- **Your objective**
What follows is a listing. Write it all out exactly.

- **Data for processing**
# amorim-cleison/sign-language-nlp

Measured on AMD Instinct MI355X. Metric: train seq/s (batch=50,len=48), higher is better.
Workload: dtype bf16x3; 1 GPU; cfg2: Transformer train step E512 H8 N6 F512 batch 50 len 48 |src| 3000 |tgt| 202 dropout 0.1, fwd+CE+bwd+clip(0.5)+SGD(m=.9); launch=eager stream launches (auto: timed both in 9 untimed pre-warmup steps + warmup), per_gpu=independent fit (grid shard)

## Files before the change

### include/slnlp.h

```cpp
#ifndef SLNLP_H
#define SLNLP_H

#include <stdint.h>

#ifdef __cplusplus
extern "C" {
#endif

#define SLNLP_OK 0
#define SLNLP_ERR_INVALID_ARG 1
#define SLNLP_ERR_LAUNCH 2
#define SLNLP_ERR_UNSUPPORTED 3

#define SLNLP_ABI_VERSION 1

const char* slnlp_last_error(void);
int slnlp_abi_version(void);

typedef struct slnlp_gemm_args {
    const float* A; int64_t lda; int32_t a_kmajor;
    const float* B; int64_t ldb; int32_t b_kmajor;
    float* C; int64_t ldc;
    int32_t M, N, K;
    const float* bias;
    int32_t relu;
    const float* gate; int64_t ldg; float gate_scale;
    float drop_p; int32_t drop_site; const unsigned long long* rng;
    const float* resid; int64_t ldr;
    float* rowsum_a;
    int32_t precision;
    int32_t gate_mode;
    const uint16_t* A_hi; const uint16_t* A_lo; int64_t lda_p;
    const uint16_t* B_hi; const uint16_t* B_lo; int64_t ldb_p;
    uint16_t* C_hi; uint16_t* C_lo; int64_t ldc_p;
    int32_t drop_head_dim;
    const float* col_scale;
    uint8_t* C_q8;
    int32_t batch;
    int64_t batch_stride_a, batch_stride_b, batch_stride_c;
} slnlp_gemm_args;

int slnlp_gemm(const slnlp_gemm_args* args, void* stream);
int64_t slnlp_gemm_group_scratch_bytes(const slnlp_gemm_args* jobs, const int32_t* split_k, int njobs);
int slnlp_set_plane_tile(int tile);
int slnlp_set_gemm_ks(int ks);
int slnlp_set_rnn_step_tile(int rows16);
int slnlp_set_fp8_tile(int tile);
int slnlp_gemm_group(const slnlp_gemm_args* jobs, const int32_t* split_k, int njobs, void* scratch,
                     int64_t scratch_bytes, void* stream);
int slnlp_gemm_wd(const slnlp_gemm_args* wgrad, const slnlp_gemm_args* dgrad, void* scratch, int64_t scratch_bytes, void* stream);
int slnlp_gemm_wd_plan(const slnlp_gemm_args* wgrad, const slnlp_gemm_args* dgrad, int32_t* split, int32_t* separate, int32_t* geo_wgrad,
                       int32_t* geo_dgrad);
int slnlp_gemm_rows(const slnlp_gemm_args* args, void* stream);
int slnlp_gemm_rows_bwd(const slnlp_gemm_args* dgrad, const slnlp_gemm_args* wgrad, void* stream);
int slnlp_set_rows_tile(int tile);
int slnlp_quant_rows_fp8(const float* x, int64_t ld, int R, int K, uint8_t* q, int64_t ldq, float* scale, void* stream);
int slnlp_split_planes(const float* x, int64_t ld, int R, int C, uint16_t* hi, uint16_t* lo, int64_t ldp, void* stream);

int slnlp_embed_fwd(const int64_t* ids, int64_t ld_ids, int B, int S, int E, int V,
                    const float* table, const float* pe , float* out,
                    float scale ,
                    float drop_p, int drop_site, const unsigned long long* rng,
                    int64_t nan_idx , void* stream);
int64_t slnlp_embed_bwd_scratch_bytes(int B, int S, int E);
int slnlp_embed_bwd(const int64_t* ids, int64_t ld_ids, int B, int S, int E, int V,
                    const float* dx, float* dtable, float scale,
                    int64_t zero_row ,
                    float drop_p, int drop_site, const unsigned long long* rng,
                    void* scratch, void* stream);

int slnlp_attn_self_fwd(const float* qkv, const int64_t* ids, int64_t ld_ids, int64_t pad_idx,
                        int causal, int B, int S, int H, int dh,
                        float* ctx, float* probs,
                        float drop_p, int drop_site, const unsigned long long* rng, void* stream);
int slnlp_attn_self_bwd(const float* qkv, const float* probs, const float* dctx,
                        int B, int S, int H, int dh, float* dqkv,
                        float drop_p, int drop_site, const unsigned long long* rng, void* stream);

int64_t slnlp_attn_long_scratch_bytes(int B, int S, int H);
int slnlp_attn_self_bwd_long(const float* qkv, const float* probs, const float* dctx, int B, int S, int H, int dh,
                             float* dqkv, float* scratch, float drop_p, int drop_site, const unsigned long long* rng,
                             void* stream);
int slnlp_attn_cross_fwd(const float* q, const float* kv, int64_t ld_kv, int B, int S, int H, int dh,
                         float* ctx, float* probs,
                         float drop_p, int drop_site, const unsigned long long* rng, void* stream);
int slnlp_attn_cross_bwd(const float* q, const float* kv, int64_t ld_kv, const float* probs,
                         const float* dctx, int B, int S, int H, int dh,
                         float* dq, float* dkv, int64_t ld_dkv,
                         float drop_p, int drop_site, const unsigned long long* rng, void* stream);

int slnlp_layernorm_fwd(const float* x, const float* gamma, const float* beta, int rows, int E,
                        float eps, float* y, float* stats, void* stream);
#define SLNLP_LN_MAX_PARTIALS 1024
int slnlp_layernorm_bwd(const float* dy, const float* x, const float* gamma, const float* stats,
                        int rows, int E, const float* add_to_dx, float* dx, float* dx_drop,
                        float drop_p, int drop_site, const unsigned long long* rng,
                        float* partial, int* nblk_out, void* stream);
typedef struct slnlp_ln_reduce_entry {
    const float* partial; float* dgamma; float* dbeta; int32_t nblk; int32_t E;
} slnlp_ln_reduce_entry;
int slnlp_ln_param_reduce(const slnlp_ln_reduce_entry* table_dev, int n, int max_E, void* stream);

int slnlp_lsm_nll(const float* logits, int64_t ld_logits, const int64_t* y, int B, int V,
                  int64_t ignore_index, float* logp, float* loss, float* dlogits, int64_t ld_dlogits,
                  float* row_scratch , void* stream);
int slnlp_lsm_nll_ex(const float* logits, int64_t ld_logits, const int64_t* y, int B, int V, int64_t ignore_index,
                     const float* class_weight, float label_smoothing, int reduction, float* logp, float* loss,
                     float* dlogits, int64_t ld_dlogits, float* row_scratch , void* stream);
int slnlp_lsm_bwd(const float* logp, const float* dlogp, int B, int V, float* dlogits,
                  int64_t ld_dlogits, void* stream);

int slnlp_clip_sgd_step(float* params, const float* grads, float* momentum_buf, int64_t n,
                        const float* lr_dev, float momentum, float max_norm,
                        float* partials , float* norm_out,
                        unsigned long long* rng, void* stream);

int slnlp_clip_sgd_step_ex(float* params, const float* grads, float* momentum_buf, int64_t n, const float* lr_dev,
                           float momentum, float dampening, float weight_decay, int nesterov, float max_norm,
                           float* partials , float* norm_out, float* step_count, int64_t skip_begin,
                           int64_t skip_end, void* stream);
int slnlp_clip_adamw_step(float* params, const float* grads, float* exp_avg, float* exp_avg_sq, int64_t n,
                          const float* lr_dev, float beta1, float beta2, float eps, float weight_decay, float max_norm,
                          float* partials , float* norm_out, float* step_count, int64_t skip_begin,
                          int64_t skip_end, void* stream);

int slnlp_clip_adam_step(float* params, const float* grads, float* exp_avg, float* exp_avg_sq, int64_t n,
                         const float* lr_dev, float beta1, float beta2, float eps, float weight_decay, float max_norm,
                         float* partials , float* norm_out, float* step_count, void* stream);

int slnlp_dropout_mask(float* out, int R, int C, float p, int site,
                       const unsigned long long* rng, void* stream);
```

- **Answer to the problem**
# amorim-cleison/sign-language-nlp

Measured on AMD Instinct MI355X. Metric: train seq/s (batch=50,len=48), higher is better.
Workload: dtype bf16x3; 1 GPU; cfg2: Transformer train step E512 H8 N6 F512 batch 50 len 48 |src| 3000 |tgt| 202 dropout 0.1, fwd+CE+bwd+clip(0.5)+SGD(m=.9); launch=eager stream launches (auto: timed both in 9 untimed pre-warmup steps + warmup), per_gpu=independent fit (grid shard)

## Files before the change

### include/slnlp.h

```cpp
#ifndef SLNLP_H
#define SLNLP_H

#include <stdint.h>

#ifdef __cplusplus
extern "C" {
#endif

#define SLNLP_OK 0
#define SLNLP_ERR_INVALID_ARG 1
#define SLNLP_ERR_LAUNCH 2
#define SLNLP_ERR_UNSUPPORTED 3

#define SLNLP_ABI_VERSION 1

const char* slnlp_last_error(void);
int slnlp_abi_version(void);

typedef struct slnlp_gemm_args {
    const float* A; int64_t lda; int32_t a_kmajor;
    const float* B; int64_t ldb; int32_t b_kmajor;
    float* C; int64_t ldc;
    int32_t M, N, K;
    const float* bias;
    int32_t relu;
    const float* gate; int64_t ldg; float gate_scale;
    float drop_p; int32_t drop_site; const unsigned long long* rng;
    const float* resid; int64_t ldr;
    float* rowsum_a;
    int32_t precision;
    int32_t gate_mode;
    const uint16_t* A_hi; const uint16_t* A_lo; int64_t lda_p;
    const uint16_t* B_hi; const uint16_t* B_lo; int64_t ldb_p;
    uint16_t* C_hi; uint16_t* C_lo; int64_t ldc_p;
    int32_t drop_head_dim;
    const float* col_scale;
    uint8_t* C_q8;
    int32_t batch;
    int64_t batch_stride_a, batch_stride_b, batch_stride_c;
} slnlp_gemm_args;

int slnlp_gemm(const slnlp_gemm_args* args, void* stream);
int64_t slnlp_gemm_group_scratch_bytes(const slnlp_gemm_args* jobs, const int32_t* split_k, int njobs);
int slnlp_set_plane_tile(int tile);
int slnlp_set_gemm_ks(int ks);
int slnlp_set_rnn_step_tile(int rows16);
int slnlp_set_fp8_tile(int tile);
int slnlp_gemm_group(const slnlp_gemm_args* jobs, const int32_t* split_k, int njobs, void* scratch,
                     int64_t scratch_bytes, void* stream);
int slnlp_gemm_wd(const slnlp_gemm_args* wgrad, const slnlp_gemm_args* dgrad, void* scratch, int64_t scratch_bytes, void* stream);
int slnlp_gemm_wd_plan(const slnlp_gemm_args* wgrad, const slnlp_gemm_args* dgrad, int32_t* split, int32_t* separate, int32_t* geo_wgrad,
                       int32_t* geo_dgrad);
int slnlp_gemm_rows(const slnlp_gemm_args* args, void* stream);
int slnlp_gemm_rows_bwd(const slnlp_gemm_args* dgrad, const slnlp_gemm_args* wgrad, void* stream);
int slnlp_set_rows_tile(int tile);
int slnlp_quant_rows_fp8(const float* x, int64_t ld, int R, int K, uint8_t* q, int64_t ldq, float* scale, void* stream);
int slnlp_split_planes(const float* x, int64_t ld, int R, int C, uint16_t* hi, uint16_t* lo, int64_t ldp, void* stream);

int slnlp_embed_fwd(const int64_t* ids, int64_t ld_ids, int B, int S, int E, int V,
                    const float* table, const float* pe , float* out,
                    float scale ,
                    float drop_p, int drop_site, const unsigned long long* rng,
                    int64_t nan_idx , void* stream);
int64_t slnlp_embed_bwd_scratch_bytes(int B, int S, int E);
int slnlp_embed_bwd(const int64_t* ids, int64_t ld_ids, int B, int S, int E, int V,
                    const float* dx, float* dtable, float scale,
                    int64_t zero_row ,
                    float drop_p, int drop_site, const unsigned long long* rng,
                    void* scratch, void* stream);

int slnlp_attn_self_fwd(const float* qkv, const int64_t* ids, int64_t ld_ids, int64_t pad_idx,
                        int causal, int B, int S, int H, int dh,
                        float* ctx, float* probs,
                        float drop_p, int drop_site, const unsigned long long* rng, void* stream);
int slnlp_attn_self_bwd(const float* qkv, const float* probs, const float* dctx,
                        int B, int S, int H, int dh, float* dqkv,
                        float drop_p, int drop_site, const unsigned long long* rng, void* stream);

int64_t slnlp_attn_long_scratch_bytes(int B, int S, int H);
int slnlp_attn_self_bwd_long(const float* qkv, const float* probs, const float* dctx, int B, int S, int H, int dh,
                             float* dqkv, float* scratch, float drop_p, int drop_site, const unsigned long long* rng,
                             void* stream);
int slnlp_attn_cross_fwd(const float* q, const float* kv, int64_t ld_kv, int B, int S, int H, int dh,
                         float* ctx, float* probs,
                         float drop_p, int drop_site, const unsigned long long* rng, void* stream);
int slnlp_attn_cross_bwd(const float* q, const float* kv, int64_t ld_kv, const float* probs,
                         const float* dctx, int B, int S, int H, int dh,
                         float* dq, float* dkv, int64_t ld_dkv,
                         float drop_p, int drop_site, const unsigned long long* rng, void* stream);

int slnlp_layernorm_fwd(const float* x, const float* gamma, const float* beta, int rows, int E,
                        float eps, float* y, float* stats, void* stream);
#define SLNLP_LN_MAX_PARTIALS 1024
int slnlp_layernorm_bwd(const float* dy, const float* x, const float* gamma, const float* stats,
                        int rows, int E, const float* add_to_dx, float* dx, float* dx_drop,
                        float drop_p, int drop_site, const unsigned long long* rng,
                        float* partial, int* nblk_out, void* stream);
typedef struct slnlp_ln_reduce_entry {
    const float* partial; float* dgamma; float* dbeta; int32_t nblk; int32_t E;
} slnlp_ln_reduce_entry;
int slnlp_ln_param_reduce(const slnlp_ln_reduce_entry* table_dev, int n, int max_E, void* stream);

int slnlp_lsm_nll(const float* logits, int64_t ld_logits, const int64_t* y, int B, int V,
                  int64_t ignore_index, float* logp, float* loss, float* dlogits, int64_t ld_dlogits,
                  float* row_scratch , void* stream);
int slnlp_lsm_nll_ex(const float* logits, int64_t ld_logits, const int64_t* y, int B, int V, int64_t ignore_index,
                     const float* class_weight, float label_smoothing, int reduction, float* logp, float* loss,
                     float* dlogits, int64_t ld_dlogits, float* row_scratch , void* stream);
int slnlp_lsm_bwd(const float* logp, const float* dlogp, int B, int V, float* dlogits,
                  int64_t ld_dlogits, void* stream);

int slnlp_clip_sgd_step(float* params, const float* grads, float* momentum_buf, int64_t n,
                        const float* lr_dev, float momentum, float max_norm,
                        float* partials , float* norm_out,
                        unsigned long long* rng, void* stream);

int slnlp_clip_sgd_step_ex(float* params, const float* grads, float* momentum_buf, int64_t n, const float* lr_dev,
                           float momentum, float dampening, float weight_decay, int nesterov, float max_norm,
                           float* partials , float* norm_out, float* step_count, int64_t skip_begin,
                           int64_t skip_end, void* stream);
int slnlp_clip_adamw_step(float* params, const float* grads, float* exp_avg, float* exp_avg_sq, int64_t n,
                          const float* lr_dev, float beta1, float beta2, float eps, float weight_decay, float max_norm,
                          float* partials , float* norm_out, float* step_count, int64_t skip_begin,
                          int64_t skip_end, void* stream);

int slnlp_clip_adam_step(float* params, const float* grads, float* exp_avg, float* exp_avg_sq, int64_t n,
                         const float* lr_dev, float beta1, float beta2, float eps, float weight_decay, float max_norm,
                         float* partials , float* norm_out, float* step_count, void* stream);

int slnlp_dropout_mask(float* out, int R, int C, float p, int site,
                       const unsigned long long* rng, void* stream);
```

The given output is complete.